ABOUT ARCHIVE

Atomic Publishing a Static Website

Yes, yes - Static Site Generators are all the rage these days. It seems like there’s (multiple!) options for every language out there (including homegrown options from back in the day).

There’s a bunch of benefits to using them and once you get past thinking you need a “dynamic” site they make perfect sense. I use Metalsmith (NodeJS) for this site and pixls.us. I used Pelican (Python) for gimp.org, and I just got my feet wet with Hugo (Go) for the new digiKam website.

Whichever system you use, the build system normally ends with your website built into a directory. To publish the site you need only transfer that directory of files to your web server. In my case I use rsync to only transfer files (or parts of files) that have changed.

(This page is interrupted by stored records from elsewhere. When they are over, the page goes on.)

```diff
@@ -2492,14 +2511,14 @@
   const double t_prep = ms_since(t_enter);
   OPE_CUDA_TRY(ctx, ope::stream_sync(ctx));
   if (trace) fprintf(stderr, "[ope batch] icp launch: host preparation %.3f ms, then %.3f ms until the stream had drained\n", t_prep, ms_since(t_enter) - t_prep);
-  const size_t nt8 = (max_nt + 7) & ~(size_t)7;
-  const size_t smem_bytes = ((sizeof(IcpSmallSmem<THREADS>) + 15) & ~(size_t)15) + nt8 * sizeof(float4) + (nt8 / 8) * 2 * sizeof(float4) +
-                            (size_t)kSlabSlots * THREADS * sizeof(float2);
+  const size_t smem_bytes = icp_small_smem_bytes<THREADS>(max_nt);
   const void* kernel = (const void*)icp_small_batch_kernel<THREADS>;
   OPE_TRY(dyn_smem(ctx, kernel, smem_bytes));
   int per_sm = 0;
   OPE_CUDA_TRY(ctx, cudaOccupancyMaxActiveBlocksPerMultiprocessor(&per_sm, kernel, THREADS, smem_bytes));
   if ((size_t)per_sm * ctx->sm_count < (size_t)kIcpSmallMaxBlocks) return fail(ctx, OPE_ERR_CUDA, "icp_small_batch_kernel: one alignment's blocks cannot be co-resident");
+  if (trace) fprintf(stderr, "[ope batch] icp launch: %d alignments, %zu blocks of %d threads, largest target %zu points, %zu B shared memory per block, %d blocks per SM\n",
+                     n_frames, total_blocks, THREADS, max_nt, smem_bytes, per_sm);
   cudaEventRecord(ctx->kev[0][0], ctx->stream);
   icp_small_batch_kernel<THREADS><<<(unsigned)total_blocks, THREADS, smem_bytes, ctx->stream>>>(d_descs.p, d_map.p, bars.p + n_frames);
   cudaEventRecord(ctx->kev[0][1], ctx->stream);
```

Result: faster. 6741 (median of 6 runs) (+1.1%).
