## Fuse chain back-tracking peak finding, sort, owner and depth sweeps into one kernel

Adds k_bt_find, which finds peaks per query in a single wavefront, sorts them with an in-LDS bitonic sort, then runs the owner and depth sweeps without leaving the block. k_bt_write merges chain emission, scatter and selection-key generation. Queries that are too long or have too many peaks are routed to the original multi-kernel path through a fall-back list. The aim is to remove several launches, a global segmented sort, memsets and global round-trips. The cost is heavier per-block work, a large LDS footprint and a second host sync when fall-backs occur.

```diff
diff --git a/telr_amd/csrc/kernels.hip.h b/telr_amd/csrc/kernels.hip.h
--- a/telr_amd/csrc/kernels.hip.h
+++ b/telr_amd/csrc/kernels.hip.h
@@ -1669,9 +1669,10 @@
         d_chain_run_scan<SKIP>(keys, isl_off[s], isl_off[s + 1] - isl_off[s], isl_pd[s], o, f, p, mark, fl);
 }
 
-__global__ void k_nonpeak(const int32_t *__restrict__ q_aoff, const int32_t *__restrict__ f, const int32_t *__restrict__ p, uint8_t *__restrict__ nonpeak)
-{
-    const int q = blockIdx.x;
+__global__ void k_nonpeak(const int32_t *__restrict__ q_aoff, const int32_t *__restrict__ f, const int32_t *__restrict__ p, uint8_t *__restrict__ nonpeak,
+                          const int32_t *__restrict__ list)
+{
+    const int q = list ? list[blockIdx.x] : blockIdx.x;
     const int64_t base = q_aoff[q]; const int n = q_aoff[q + 1] - q_aoff[q];
     for (int i = threadIdx.x; i < n; i += blockDim.x) {
         int pj = p[base + i];
@@ -1679,10 +1680,10 @@
     }
 }
 __global__ void k_peaks(const int32_t *__restrict__ q_aoff, const int32_t *__restrict__ f, const uint8_t *__restrict__ nonpeak,
-                        int32_t min_sc, uint64_t *__restrict__ pk, int32_t *__restrict__ n_peaks, int32_t *__restrict__ pk_end)
+                        int32_t min_sc, uint64_t *__restrict__ pk, int32_t *__restrict__ n_peaks, int32_t *__restrict__ pk_end, const int32_t *__restrict__ list)
 {
     __shared__ int32_t cnt;
-    const int q = blockIdx.x;
+    const int q = list ? list[blockIdx.x] : blockIdx.x;
     const int64_t base = q_aoff[q]; const int n = q_aoff[q + 1] - q_aoff[q];
     if (threadIdx.x == 0) cnt = 0;
     __syncthreads();
@@ -1702,9 +1703,10 @@
 #define BT_INF 0xffffffffu
 #define BT_RING 512
 #define BT_RING_SCAN 8192
-__global__ void k_bt_rank(const int32_t *__restrict__ q_aoff, const uint64_t *__restrict__ pk, const int32_t *__restrict__ n_peaks, uint32_t *__restrict__ owner)
-{
-    const int q = blockIdx.x;
+__global__ void k_bt_rank(const int32_t *__restrict__ q_aoff, const uint64_t *__restrict__ pk, const int32_t *__restrict__ n_peaks, uint32_t *__restrict__ owner,
+                          const int32_t *__restrict__ list)
+{
+    const int q = list ? list[blockIdx.x] : blockIdx.x;
     const int64_t base = q_aoff[q]; const int np = n_peaks[q];
     for (int t = threadIdx.x; t < np; t += blockDim.x) owner[base + (uint32_t)(pk[base + t] & 0xffffffffu)] = (uint32_t)t;
 }
@@ -1817,6 +1819,194 @@
 {
     const int q = q_order ? q_order[blockIdx.x] : blockIdx.x;
     const int64_t base = q_aoff[q]; const int n = q_aoff[q + 1] - q_aoff[q];
+    for (int i = threadIdx.x; i < n; i += blockDim.x) {
+        const uint32_t o = owner[base + i];
+        if (o == BT_INF) continue;
+        const int ao = ch_aoff[base + o];
+        if (ao >= 0) canch[base + ao + depth[base + i]] = keys[base + i];
+    }
+}
+
+#define BT_PKCAP 1008
+__device__ __forceinline__ void d_bt_cswap(uint64_t *PK, int a, int b, int n)
+{
+    if (b < n) { const uint64_t x = PK[a], y = PK[b]; if (x > y) { PK[a] = y; PK[b] = x; } }
+}
+template <int RING>
+__global__ void __launch_bounds__(64) k_bt_find(const int32_t *__restrict__ q_aoff, int32_t nq, const int32_t *__restrict__ f, const int32_t *__restrict__ p,
+                                                int32_t lookback, int32_t min_sc, int32_t n_cap, uint64_t *__restrict__ pk2, int32_t *__restrict__ n_peaks,
+                                                int32_t *__restrict__ pk_end, int32_t *__restrict__ fb_end, uint32_t *owner, int32_t *__restrict__ depth,
+                                                int32_t *__restrict__ ch_top, const int32_t *__restrict__ q_order, int32_t *__restrict__ fb_cnt,
+                                                int32_t *__restrict__ fb_list)
+{
+    constexpr int P1 = 2 * BT_PKCAP + RING + RING / 32, P3 = 2 * RING + 128, NW = P1 > P3 ? P1 : P3;
+    __shared__ uint64_t L64[(NW + 1) / 2];
+    uint32_t *const L = (uint32_t*)L64;
+    if ((int)blockIdx.x >= nq) return;
+    const int q = q_order ? q_order[blockIdx.x] : blockIdx.x, lane = threadIdx.x;
+    const int64_t base = q_aoff[q]; const int n = q_aoff[q + 1] - q_aoff[q];
+    if (lane == 0) fb_end[q] = (int32_t)base;
+    if (n > n_cap) { if (lane == 0) { fb_list[atomicAdd(fb_cnt, 1)] = q; n_peaks[q] = 0; } return; }
+    uint64_t *const PK = L64;
+    int32_t *const F = (int32_t*)(L + 2 * BT_PKCAP);
+    uint32_t *const NPW = L + 2 * BT_PKCAP + RING;
+    const int nblk = (n + 63) >> 6, lag = (lookback + 63) >> 6;
+    int cnt = 0;
+    auto retire = [&](int k) {
+        const int j = (k << 6) + lane, r = j & (RING - 1);
+        const int fj = F[r];
+        const bool is_pk = j < n && !(NPW[r >> 5] >> (r & 31) & 1u) && fj >= min_sc;
+        const uint64_t m = __ballot(is_pk);
+        const int s = cnt + __popcll(m & ((1ULL << lane) - 1));
+        if (is_pk && s < BT_PKCAP) PK[s] = (uint64_t)(uint32_t)(0x7fffffff - fj) << 32 | (uint32_t)j;
+        if (j < n && !is_pk) owner[base + j] = BT_INF;
+        cnt += __popcll(m);
+    };
+    int fi_n = lane < n ? f[base + lane] : 0, pi_n = lane < n ? p[base + lane] : -1;
+    for (int b = 0; b < nblk; ++b) {
+        const int i = (b << 6) + lane, r = i & (RING - 1);
+        const int fi = fi_n, pi = pi_n;
+        { const int i2 = i + 64; const bool v2 = i2 < n; fi_n = v2 ? f[base + i2] : 0; pi_n = v2 ? p[base + i2] : -1; }
+        F[r] = fi;
+        if (lane < 2) NPW[(r >> 5) + lane] = 0;
+        __builtin_amdgcn_wave_barrier();
+        if (pi >= 0 && fi > F[pi & (RING - 1)]) atomicOr(&NPW[(pi & (RING - 1)) >> 5], 1u << (pi & 31));
+        __builtin_amdgcn_wave_barrier();
+        if (b >= lag) retire(b - lag);
+    }
+    for (int k = nblk > lag ? nblk - lag : 0; k < nblk; ++k) retire(k);
+    if (cnt > BT_PKCAP) { if (lane == 0) { fb_list[atomicAdd(fb_cnt, 1)] = q; n_peaks[q] = 0; } return; }
+    __syncthreads();
+    int half = 1;
+    while (2 * half < cnt) half <<= 1;
+    for (int k = 2; (k >> 1) < cnt; k <<= 1) {
+        for (int x = lane; x < half; x += 64) { const int a = (x / (k >> 1)) * k + (x & ((k >> 1) - 1)); d_bt_cswap(PK, a, a ^ (k - 1), cnt); }
+        __syncthreads();
+        for (int j = k >> 2; j > 0; j >>= 1) {
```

Care should be taken with how the site is updated on the server, though.

Atomicity

The web server has one task: serve requests for files from a directory.

If you simply transfer your files into this directory on the server, there’s a chance that when someone makes a request for a file that it won’t have been uploaded yet, or it might reference a file that no longer exists. This can happen if your transfer takes a little time to do.

One option to mitigate this may be to upload the files to the server in a temporary directory, then simply move them into place. This will be way better than simply transferring into the web directory, but there is still a chance during the move operation for files to be out of sync (particularly for large websites).

We need the operation to be atomic. That is, we want the new site directory to appear to be updated instantaneously to the web server.

Setup

It’s possible to do this but it does require a (just a) little bit of work. I’ll explain the way I do my deployments as an example.

I have my web server serving files from a symlink , public_html. This symlink points to a directory named website-YYYYMMDD/ where the actual files are located.

/home/webserver/
 ├── public_html → website-20170311/
 └── website-20170311/

Updating

Now, I have updated my website and generated a new directory of updated files. I need to get them on the server to update the website!

I want to take advantage of the delta-transfer capabilities of rsync so I need to have a directory on the server to compare it against. As I already mentioned, I don’t want to do this against the live directory, so I will create a copy of it.

Unfortunately, if the site is large it may be prohibitive to create a complete second copy on the server. Luckily for me, the copy command has two options that are really useful here, -a, --archive and -l, --link.

The --archive option will recursively copy all of the SOURCE.

The --link option will create hard links for all of the files (not directories).

This is awesome, because not only does it minimize actual disk usage (you’re really just creating a new link to the same inode) but it’s also really, really fast.

So now there’s a (hard link) copy of the site directory with a new name (website-20170401 in my example):

/home/webserver/
 ├── public_html → website-20170311/
 ├── website-20170311/
 └── website-20170401/

Now I can rsync to the newly copied directory on the server.

“But wait!” you’ll say, “If you change a hard linked file, it will update everywhere!”

This is true. Normally, if you modify a file that is hard linked then all other files that point to that same inode will see the update. Except that rsync will actually unlink the file for you before overwriting the data (please test this on your own system). (If there’s no change then nothing is done.)

Now I have a directory on my web server that contains all of my new changes and updates. To make the new changes live on the website I just need to point the symlink public_html to the new directory.

This can be accomplished atomically by creating a new symlink pointing to the new directory and then renaming it over the old symlink. (Using ln -snf newlink currentlink actually does an unlink, then creates a new link - so not atomic…)

So first we create a new symlink pointing to the new directory:

$ ln -s website-20170401 public_html-tmp

Then moving the new symlink over the old symlink is a rename, which is atomic:

$ mv -Tf public_html-tmp public_html

The web server will now be serving files from the new location and without any hiccups along the way.

In Summary

Assuming your web server is serving from a symlink public_html, and assuming your symlink points to your current site directory (website-20170311) like:

/home/webserver/
 ├── public_html → /website-20170311/
 └── website-20170311/

To update the site atomically:

  1. Copy the current site directory to a new directory (with hard links).

    $ cp -al website-20170311 website-20170401
    
     /home/webserver/
      ├── public_html → /website-20170311/
      ├── website-20170311/
      └── website-20170401/
    
  2. rsync your new site build to the new directory.

    $ rsync -PSauv local_dir/ website-20170401/
    
  3. Create a temporary symlink to the new directory.

    $ ln -s website-20170401 public_html-tmp
    
  4. Rename the new symlink over the old one.
    mv -Tf public_html-tmp public_html
    

Other Uses

Astute readers may notice that leveraging this hard link copy of a filesystem along with rsync is actually similar to how incremental backups can be done without exploding disk space requirements.

Mike Rubel covers something like this in an old post of his.